:: Records to process ::
● ● ● ●
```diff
@@ -144,15 +144,18 @@
         if (!WARM_TEST || t >= BT_WARMUP) {
             int buy = (o.rsi_num < rsi_os * o.rsi_den) +
                       (o.macd_hist > 0.0f) +
-                      (bb_num < bb_bth * bb_den) +
-                      (sv.x < stoch_os * sv.z) +
-                      (sv.y < will_os * sv.z);
+                      (bb_num < bb_bth * bb_den);
             int sell = (o.rsi_num > rsi_ob * o.rsi_den) +
                        (o.macd_hist < 0.0f) +
-                       (bb_num > bb_sth * bb_den) +
-                       (sv.x > stoch_ob * sv.z) +
-                       (sv.y > will_ob * sv.z);
-            net = buy - sell + __float_as_int(sv.w);
+                       (bb_num > bb_sth * bb_den);
+            if (THETA) {
+                buy += (stoch_os >= sv.x) + (will_os >= sv.z);
+                sell += (stoch_ob <= sv.y) + (will_ob <= sv.w);
+            } else {
+                buy += (sv.x < stoch_os * sv.z) + (sv.y < will_os * sv.z);
+                sell += (sv.x > stoch_ob * sv.z) + (sv.y > will_ob * sv.z);
+            }
+            net = buy - sell + (THETA ? trend : __float_as_int(sv.w));
         }
         return net;
     }
@@ -186,14 +189,63 @@
     __syncthreads();
 }
 
+#define BT_KEY_INF 0x7f800000
+__device__ __forceinline__ int bt_key(int k)
+{
+    return k >= 0 ? k : (int)(0x80000000u - (unsigned)k);
+}
+
+template <bool SELL>
+__device__ inline int bt_vote_flip(float num, float s, float est)
+{
+#pragma clang fp contract(off)
+    auto Q = [&](int k) {
+        const float f = __int_as_float(bt_key(k)) * s;
+        return SELL ? !(num > f) : (num < f);
+    };
+    const int KLOW = -BT_KEY_INF, KHIGH = BT_KEY_INF;
+    const int k0 = min(max(bt_key(__float_as_int(est)), KLOW + 1), KHIGH - 1);
+    int lo, hi;
+    unsigned step = 1;
+    if (Q(k0)) {
+        hi = k0; lo = KLOW;
+        while (step < (unsigned)hi - (unsigned)KLOW) {
+            const int c = hi - (int)step;
+            if (!Q(c)) { lo = c; break; }
+            hi = c; step <<= 1;
+        }
+    } else {
+        lo = k0; hi = KHIGH;
+        while (step < (unsigned)KHIGH - (unsigned)lo) {
+            const int c = lo + (int)step;
+            if (Q(c)) { hi = c; break; }
+            lo = c; step <<= 1;
+        }
+    }
+    while ((unsigned)hi - (unsigned)lo > 1u) {
+        const int mid = lo + (int)(((unsigned)hi - (unsigned)lo) >> 1);
+        if (Q(mid)) hi = mid; else lo = mid;
+    }
+    return hi;
+}
+
+__device__ inline float2 bt_vote_thresholds(float num, float s, float inv_s)
+{
+#pragma clang fp contract(off)
+    const float est = num * inv_s;
+    return make_float2(
+        __int_as_float(bt_key(bt_vote_flip<false>(num, s, est))),
+        __int_as_float(bt_key(bt_vote_flip<true>(num, s, est) - 1)));
+}
+
 template <bool RECORD = false>
-__device__ inline void bt_shared_votes(
+__device__ inline int bt_shared_votes(
     int t0, int tend, const float* __restrict__ chist,
     const float (*__restrict__ hl)[2], float4* __restrict__ sh_vote,
     int tid = threadIdx.x)
 {
 #pragma clang fp contract(off)
-    if (tid >= tend) return;
+    if (tid >= tend) return 0;
     const int t = t0 + tid;
     const int base = tid + BT_HALO;
     const float cl = chist[base];
@@ -213,11 +265,20 @@
     const float sma50 = (float)(s50 / (double)L50);
     const int trend = (cl > sma20 && sma20 > sma50) ? 1
                       : ((cl < sma20 && sma20 < sma50) ? -1 : 0);
-    if (RECORD)
+    const float st_num = 100.0f * (cl - lmin);
+    const float wl_num = -100.0f * (hmax - cl);
+    const float srange = fmaxf(hmax - lmin, BT_EPS);
+    if (RECORD) {
         sh_vote[2 * tid] = make_float4(
             cl, hl[base][0], hl[base][1],
             (t == 0) ? 0.0f : cl - chist[base - 1]);
-    sh_vote[RECORD ? 2 * tid + 1 : tid] = make_float4(
-        100.0f * (cl - lmin), -100.0f * (hmax - cl),
-        fmaxf(hmax - lmin, BT_EPS), __int_as_float(trend));
-}
+        const float inv_s = 1.0f / srange;
+        const float2 st = bt_vote_thresholds(st_num, srange, inv_s);
+        const float2 wl = bt_vote_thresholds(wl_num, srange, inv_s);
+        sh_vote[2 * tid + 1] = make_float4(st.x, st.y, wl.x, wl.y);
+    } else {
+        sh_vote[tid] = make_float4(st_num, wl_num, srange,
+                                   __int_as_float(trend));
+    }
+    return trend;
+}
```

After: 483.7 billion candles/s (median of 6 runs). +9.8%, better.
● ● ● ●
:: Activity ::
Every line above that includes the string "chist" needs to be copied.

:: Answer to this problem ::
     int t0, int tend, const float* __restrict__ chist,
     const float cl = chist[base];
             (t == 0) ? 0.0f : cl - chist[base - 1]);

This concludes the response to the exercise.